- Poster
- Directed by: Saravana Pandian
- Written by: Saravana Pandian
- Produced by: M. K. Hari Shankar K. Sethu Rajeswaran Ashok Shukla
- Starring: K. S. Adhiyaman Rajkiran Kanaka Bhanupriya Revathi Raj Kapoor
- Cinematography: T. Anandkumar
- Edited by: Gokulachezhiyan
- Music by: Ilayaraja
- Production company: Muthu Movies
- Release date: 4 December 1998;
- Country: India
- Language: Tamil

= Thalaimurai =

Thalaimurai is a 1998 Indian Tamil-language drama film directed by Saravana Pandian and produced by M. K. Hari Shankar. The film stars director K. S. Adhiyaman in leading role along with Rajkiran, Kanaka, Bhanupriya, Revathi and Rajkapoor playing supporting roles. Revathi received Tamil Nadu State Film Award Special Prize for Best Actress. Adhiyaman, the lead actor of this film later directed Telugu remake of this film Bobbili Vamsam.

== Plot ==
Pandithurai (Raj Kiran) and Naachchiyaar (Revathi) are a respectable couple in the village. Naachchiyaa manages to conceive after 7 seven long years of marriage. She has a still born baby – Pandithurai replaces the dead baby with an illegitimate baby born to Panchavarnam (Bhanupriya) in the same hospital the same day, out of love for his wife, since he thinks that she would die if she hears that her baby was born dead. Raj Kapoor is the villain who is the father of this baby; Panchavarnam and Pandithurai promise each other that they wouldn't reveal this secret to anybody; but their conversation is overheard by Radha Ravi (Naachchiyaa's loving elder brother) and starts hating Muthu since he thinks he is an illegitimate child born to Panchavarnam and Pandithurai, but manages to keep it to himself out of fear of breaking up his sister's family. Panchavarnam joins the thurai household as domestic help. The son Muthu grows up to be an irresponsible but a very tender man (Adhiyaman), he is greatly hated by his uncle and the entire village. Radha Ravi's daughter (played by newcomer Lakshmi) and Muthu are in love and are supported by the entire family except Radha Ravi, who knows the secret of Muthu's parentage.
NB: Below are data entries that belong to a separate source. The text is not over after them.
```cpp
template <int MIS>
void launch_svc(bool coop, uint32_t waves, const SArgs& a, hipStream_t s) {
  if (coop) hipLaunchKernelGGL((rx_service_kernel<MIS, 1>), dim3(waves), dim3(kWave), 0, s, a);
  else hipLaunchKernelGGL((rx_service_kernel<MIS, 0>), dim3(waves), dim3(kWave), 0, s, a);
}

template <int MIS>
void launch_helpers(bool coop, uint32_t helpers, const KArgsAux& a, uint32_t verify, uint32_t act, hipStream_t s) {
  if (coop) hipLaunchKernelGGL((rx_service_helper_kernel<MIS, 1>), dim3(helpers), dim3(kWave), 0, s, a, verify, act);
  else hipLaunchKernelGGL((rx_service_helper_kernel<MIS, 0>), dim3(helpers), dim3(kWave), 0, s, a, verify, act);
}
}

struct pn_service {
  pn_ctx* ctx = nullptr;
  hipStream_t stream = nullptr;
  hipStream_t helper_stream = nullptr;
  uint32_t stride = 0, frame_off = 0;
  uint32_t helpers_max = 0;
  uint32_t post_helpers[2] = {0, 0};
  hipEvent_t helper_ev[2] = {nullptr, nullptr};
  uint64_t idle_ticks = 0, net_ticks = 0;
  SvcPost* mail = nullptr;
  bool mail_dev = false;
  uint32_t* words = nullptr;
  uint32_t post_words[2] = {0, 0};
  uint32_t tbl_post[2] = {0, 0};
  bool tbl_used[2] = {false, false};
  SvcDev* dev = nullptr;
  u32x4* scratch = nullptr;
  uint32_t seq = 0;
  uint32_t epoch = 0;
  bool running = false;
  bool coop = false;
};

namespace {
SArgs svc_sargs(const pn_service* v, uint32_t base) {
  SArgs a;
  a.mail = v->mail;
  a.scratch = v->scratch;
  a.done_words = v->words;
  a.exit_word = v->words + kExitWord;
  a.dev = v->dev;
  a.idle_ticks = v->idle_ticks;
  a.net_ticks = v->net_ticks;
  a.epoch = v->epoch;
  a.last = base;
  a.stride = v->stride;
  a.ipa_off = (v->frame_off + 14) & ~15u;
  a.avail = v->stride - v->frame_off;
  a.poll_sleep = v->mail_dev ? 1u : 16u;
  return a;
}

inline void host_sfence() { asm volatile("sfence" ::: "memory"); }

void svc_publish(SvcPost* slot, const SvcPost& q, bool wc) {
  static const bool avx = __builtin_cpu_supports("avx");
  if (wc && avx) {
    asm volatile(
        "vmovdqu (%0), %%ymm0\n\t"
        "vmovdqu 32(%0), %%ymm1\n\t"
        "vmovntdq %%ymm0, (%1)\n\t"
        "vmovntdq %%ymm1, 32(%1)\n\t"
        "sfence\n\t"
// ... 281 lines not shown
```

Baseline: 53080.

## Add contiguous-span checksum path using wave prefix scan for densely packed indexed frames

For indexed frames, the code now checks whether a wave's frames are densely packed and non-overlapping in one region. If they are, it streams the whole span with coalesced 16-byte buffer loads, double-buffered in blocks of 8 per lane. Per-chunk sums go into LDS, and a wave-wide inclusive prefix scan over the cells lets each lane take its frame's sum as a difference of prefix values. This replaces per-frame strided loads with fully coalesced reads, at the cost of LDS syncs, scan work and a density check on every wave.

```diff
diff --git a/pollnet_amd/csrc/frame_pass.hpp b/pollnet_amd/csrc/frame_pass.hpp
--- a/pollnet_amd/csrc/frame_pass.hpp
+++ b/pollnet_amd/csrc/frame_pass.hpp
@@ -469,4 +469,87 @@
   }
 }
 
-}
+constexpr int kContigBlk = 8;
+constexpr int kContigCells = 64 * kContigBlk;
+
+__device__ __forceinline__ uint32_t wave_scan_incl(uint32_t v) {
+  v += (uint32_t)__builtin_amdgcn_update_dpp(0, (int)v, 0x111, 0xf, 0xf, false);
+  v += (uint32_t)__builtin_amdgcn_update_dpp(0, (int)v, 0x112, 0xf, 0xf, false);
+  v += (uint32_t)__builtin_amdgcn_update_dpp(0, (int)v, 0x114, 0xf, 0xf, false);
+  v += (uint32_t)__builtin_amdgcn_update_dpp(0, (int)v, 0x118, 0xf, 0xf, false);
+  v += (uint32_t)__builtin_amdgcn_update_dpp(0, (int)v, 0x142, 0xa, 0xf, false);
+  v += (uint32_t)__builtin_amdgcn_update_dpp(0, (int)v, 0x143, 0xc, 0xf, false);
+  return v;
+}
+
+template <int LAUX>
+__device__ __forceinline__ void stream_phase_contig(const uint8_t* base, uint32_t span, uint32_t nch, int relw, int s0,
+                                                    int end, bool odd, int lane, uint32_t& t_all, uint32_t& pad) {
+  uint32_t* cells = reinterpret_cast<uint32_t*>(coop_tile());
+  const __amdgpu_buffer_rsrc_t rs = frame_rsrc(base, (span + 3) & ~3u);
+  const bool has = end > s0;
+  const int tail_lo = (end - 1) & ~15;
+  const int ca = has ? (relw + s0) >> 4 : 0, cb = has ? (relw + tail_lo) >> 4 : 0;
+  const u32x4 tw = __builtin_amdgcn_raw_buffer_load_b128(rs, has ? (uint32_t)(relw + tail_lo) : kNoFetch, 0, 0);
+  u32x4 wa[kContigBlk], wb[kContigBlk];
+  auto issue = [&](u32x4(&w)[kContigBlk], uint32_t k) {
+#pragma unroll
+    for (int j = 0; j < kContigBlk; ++j)
+      w[j] = __builtin_amdgcn_raw_buffer_load_b128(rs, (k * kContigCells + 64 * j + lane) * 16, 0, LAUX);
+  };
+  uint32_t carry = 0, sum = 0;
+  auto consume = [&](const u32x4(&w)[kContigBlk], uint32_t k) {
+    wave_lds_sync();
+#pragma unroll
+    for (int j = 0; j < kContigBlk; ++j) {
+      uint32_t c = dot2(w[j].x, 0x10001u, 0);
+      c = dot2(w[j].y, 0x10001u, c);
+      c = dot2(w[j].z, 0x10001u, c);
+      c = dot2(w[j].w, 0x10001u, c);
+      cells[64 * j + lane] = c;
+    }
+    wave_lds_sync();
+    u32x4* row = reinterpret_cast<u32x4*>(cells) + 2 * lane;
+    u32x4 q0 = row[0], q1 = row[1];
+    q0.y += q0.x;
+    q0.z += q0.y;
+    q0.w += q0.z;
+    q1.x += q0.w;
+    q1.y += q1.x;
+    q1.z += q1.y;
+    q1.w += q1.z;
+    const uint32_t incl = wave_scan_incl(q1.w);
+    const uint32_t ex = incl - q1.w + carry;
+    row[0] = u32x4{q0.x + ex, q0.y + ex, q0.z + ex, q0.w + ex};
+    row[1] = u32x4{q1.x + ex, q1.y + ex, q1.z + ex, q1.w + ex};
+    wave_lds_sync();
+    const int kb = (int)(k * kContigCells);
+    const int lo = min(max(ca - kb, 0), kContigCells), hi = min(max(cb - kb, 0), kContigCells);
+    const uint32_t vlo = cells[max(lo, 1) - 1], vhi = cells[max(hi, 1) - 1];
+    sum += (hi ? vhi : carry) - (lo ? vlo : carry);
+    carry += __builtin_amdgcn_readlane(incl, 63);
+  };
+  const uint32_t nblk = (nch + kContigCells - 1) / kContigCells;
+  issue(wa, 0);
+  for (uint32_t k = 0; k < nblk; k += 2) {
+    issue(wb, k + 1);
+    consume(wa, k);
+    issue(wa, k + 2);
+    consume(wb, k + 1);
+  }
+  if (has) {
+    const int nb = end - tail_lo;
+    sum = dot2(tw.x, tail_sel(nb, 0), sum);
+    sum = dot2(tw.y, tail_sel(nb, 4), sum);
+    sum = dot2(tw.z, tail_sel(nb, 8), sum);
+    sum = dot2(tw.w, tail_sel(nb, 12), sum);
+    if (odd) {
+      const int q = nb - 1, dw = q >> 2;
+      const uint32_t d = dw == 0 ? tw.x : dw == 1 ? tw.y : dw == 2 ? tw.z : tw.w;
+      pad = (d >> (8 * (q & 3))) & 0xff;
+    }
+  }
+  t_all += sum;
+}
+
+}
diff --git a/pollnet_amd/csrc/rx_classify.hpp b/pollnet_amd/csrc/rx_classify.hpp
--- a/pollnet_amd/csrc/rx_classify.hpp
+++ b/pollnet_amd/csrc/rx_classify.hpp
@@ -266,7 +266,36 @@
     const uint32_t e16 = (uint32_t)((st.end_rel & ~1) + 3) & ~3u;
     const bool short_frame = live && e16 <= stream_start((uint64_t)win) + 1024;
     constexpr int kFull = ABL & ~(kSkipEmptyLoads | kSkipWaveGate);
-    if (__ballot(short_frame) == 0) {
+    bool dense = false;
+    uint32_t d = 0, s0_first = 0;
+    uint64_t win_first = 0;
+    if constexpr (IDX && !(ABL & kAblNoReduce)) {
+      const uint64_t w = (uint64_t)win;
+      win_first = ((uint64_t)(uint32_t)__builtin_amdgcn_readfirstlane((uint32_t)(w >> 32)) << 32) |
+                  (uint32_t)__builtin_amdgcn_readfirstlane((uint32_t)w);
+      const uint32_t s0 = stream_start(w), end = (uint32_t)(st.end_rel & ~1);
+      s0_first = __builtin_amdgcn_readfirstlane(s0);
+      const uint64_t d64 = w - win_first;
+      d = (uint32_t)d64;
+      const uint32_t d_next = (uint32_t)__builtin_amdgcn_update_dpp((int)d, (int)d, 0x130, 0xf, 0xf, false);
+      const uint32_t start_next = (uint32_t)__builtin_amdgcn_update_dpp((int)(d + s0), (int)(d + s0), 0x130, 0xf, 0xf, false);
+      bool ok = !bad_off && !st.trunc && d64 < (1u << 18) && end <= s0 + 2048 && d + end < s0_first + (128u << 10);
+      if ((uint32_t)lane + 1 < n_here) ok = ok && d_next > d && d_next - d <= a.avail && d + end <= start_next;
+      dense = __all(!live || ok);
+    }
+    if (dense) {
+      if constexpr (IDX) {
+        const int s0 = (int)stream_start((uint64_t)win), end = st.end_rel & ~1, relw = (int)d - (int)s0_first;
+        const uint64_t streams = __ballot(end > s0);
+        if (streams != 0) {
+          const uint32_t last = 63u - (uint32_t)__builtin_clzll(streams);
+          const uint32_t span = __builtin_amdgcn_readlane(relw + end, last);
+          const uint32_t nch = __builtin_amdgcn_readlane((relw + ((end - 1) & ~15)) >> 4, last);
+          stream_phase_contig<LAUX>((const uint8_t*)(win_first + s0_first), span, nch, relw, s0, end, st.end_rel & 1, lane,
+                                    st.t_all, st.pad);
+        }
+      }
+    } else if (__ballot(short_frame) == 0) {
       if constexpr (!IDX) {
         if (a.stride <= 2048)
           stream_phase_pipelined<kFull, LAUX, IDX>(a.stride, wave_slot + a.ipa_off, (uint64_t)win, n_here, lane,
```

Result: slower. 51870 (-2.3%).

## Precompute intra-wave chain links during classify and shrink serial chain pass

Applied to the files above, without the earlier changes.

Moves most of the per-connection chain-linking work into the parallel classify phase. Each wave finds, within itself, the nearest earlier frame on the same connection and checks continuity with shuffles, then writes a chain word into the aux record. The single-wave chain pass now only resolves links that cross wave boundaries. It does this with a 16-bit last-index table in LDS, all records loaded up front into registers, and batched gathers of predecessor records. This cuts the LDS traffic and serial per-step work of the finishing pass, but adds LDS sync and shuffle work to every classify wave and raises register pressure in chain_pass. Timing trace macros are added under the existing trace flag.

```diff
diff --git a/pollnet_amd/csrc/rx_classify.hpp b/pollnet_amd/csrc/rx_classify.hpp
--- a/pollnet_amd/csrc/rx_classify.hpp
+++ b/pollnet_amd/csrc/rx_classify.hpp
@@ -40,6 +40,53 @@
 struct KArgsAux : KArgs {
   u32x4* aux = nullptr;
 };
+
+constexpr uint32_t kCleanNeed = PN_F_HIT | PN_F_ACK | PN_F_IP_OK;
+constexpr uint32_t kCleanNone = PN_F_TW | PN_F_SYN | PN_F_FIN | PN_F_RST | PN_F_NOT_TCP | PN_F_TRUNC | PN_F_BADOFF |
+                                PN_F_IHL_NE_5;
+
+__device__ __forceinline__ bool chain_usable(uint32_t flags, uint32_t len) {
+  return (flags & kCleanNeed) == kCleanNeed && (flags & kCleanNone) == 0 &&
+         (flags & (PN_F_TCP_OK | PN_F_TCP_UNCHECKED)) != 0 && len != 0 && len < 0x8000u;
+}
+
+constexpr uint32_t kChainNear = 0x7fu, kChainTail = 0x100u, kChainCont = 0x200u, kChainMember = 0x400u;
+
+__device__ __forceinline__ u32x4 chain_entry(const u32x4& rec, uint32_t ack, uint32_t dst_ip, uint32_t wport, bool live,
+                                             uint32_t max_conn, int lane) {
+  __shared__ uint8_t owner[256];
+  const uint32_t conn_id = rec.x, flags = rec.w & 0xffffu, len = rec.z >> 16;
+  const bool member = live && (flags & (PN_F_HIT | PN_F_TW)) == PN_F_HIT && conn_id < max_conn;
+  if (member) owner[conn_id & 255u] = (uint8_t)lane;
+  wave_lds_sync();
+  uint64_t todo = __ballot(member && owner[conn_id & 255u] != (uint8_t)lane);
+  uint32_t near = 0;
+  bool tail = member;
+  const bool repeats = todo != 0;
+  while (todo) {
+    const uint32_t kk = __builtin_amdgcn_readlane(conn_id, (uint32_t)__builtin_ctzll(todo));
+    const bool mine = member && conn_id == kk;
+    const uint64_t m = __ballot(mine);
+    todo &= ~m;
+    if (mine) {
+      const uint64_t lower = m & ((1ull << lane) - 1);
+      if (lower) near = (uint32_t)lane - (63u - (uint32_t)__builtin_clzll(lower));
+      tail = (m >> lane) == 1ull;
+    }
+  }
+  wave_lds_sync();
+  uint32_t word = member ? kChainMember | near | (tail ? kChainTail : 0u) : 0u;
+  if (repeats) {
+    const bool usable = chain_usable(flags, len);
+    const uint32_t own_w = (rec.z & 0xffffu) | (usable ? 0x10000u : 0u);
+    const int src = (lane - (int)near) & 63;
+    const uint32_t p_end = __shfl(rec.y + len, src), p_ack = __shfl(ack, src), p_ip = __shfl(dst_ip, src);
+    const uint32_t p_wp = __shfl(wport, src), p_w = __shfl(own_w, src);
+    if (near != 0 && usable && p_w == own_w && p_end == rec.y && p_ack == ack && p_ip == dst_ip && p_wp == wport)
+      word |= kChainCont;
+  }
+  return u32x4{ack, dst_ip, wport, word};
+}
 
 struct Probe {
   uint64_t key;
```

He blurts the truth out to his sister in anger when she asks the reason for his opposition to their children's marital union. How the various characters involved (Pandithurai, Naachchiyaa, Muthu and Panchavarnam) come to terms with this new revelation, forms the rest of the story.

== Production ==
Actress Lakshmi (not to be confused with the actress of the same name) made her debut in the film under her original name. For her next ventures, including K. Rajan's Aval Paavam (2000), she changed her name to Ritika. Director Raj Kapoor made his acting debut with this film.

== Soundtrack ==
The music was composed by Ilaiyaraaja.

| Song | Singers | Lyrics | Length |
| "Enna Petha Raasa" | Ilaiyaraaja | Arivumathi | 04:48 |
| "Enna Petha Raasa" | Sunandha | 04:33 |
| "Vellimani Thottil Katta" | Arunmozhi, Ilaiyaraaja, Sujatha | Nandalala | 05:13 |
| "Thathi Thathi" | Sujatha | Vaasan | 05:09 |
| "Dapangkuthu" | Swarnalatha, Arunmozhi | Then Mozhiyaan | 05:16 |
| "Enga Maharaani" | Ilaiyaraaja, Srinivas | Vaasan | 05:18 |
| "Enna Petha Raasa" (Sad) | Ilaiyaraaja | Arivumathi | 02:58 |

== Reception ==
D. S. Ramanujam of The Hindu wrote, "Though the story belongs to director K. S. Gopalakrishnan's period, director Saravana Pandiyan gives a new glossy mould to the story through his dialogue and screenplay in Muthu Movies' Thalaimurai. It touches a raw nerve or two when the director stokes the flames of ruffled relations between the husband and wife when she learns the truth about the son, the husband standing firm in keeping his promise to the real mother".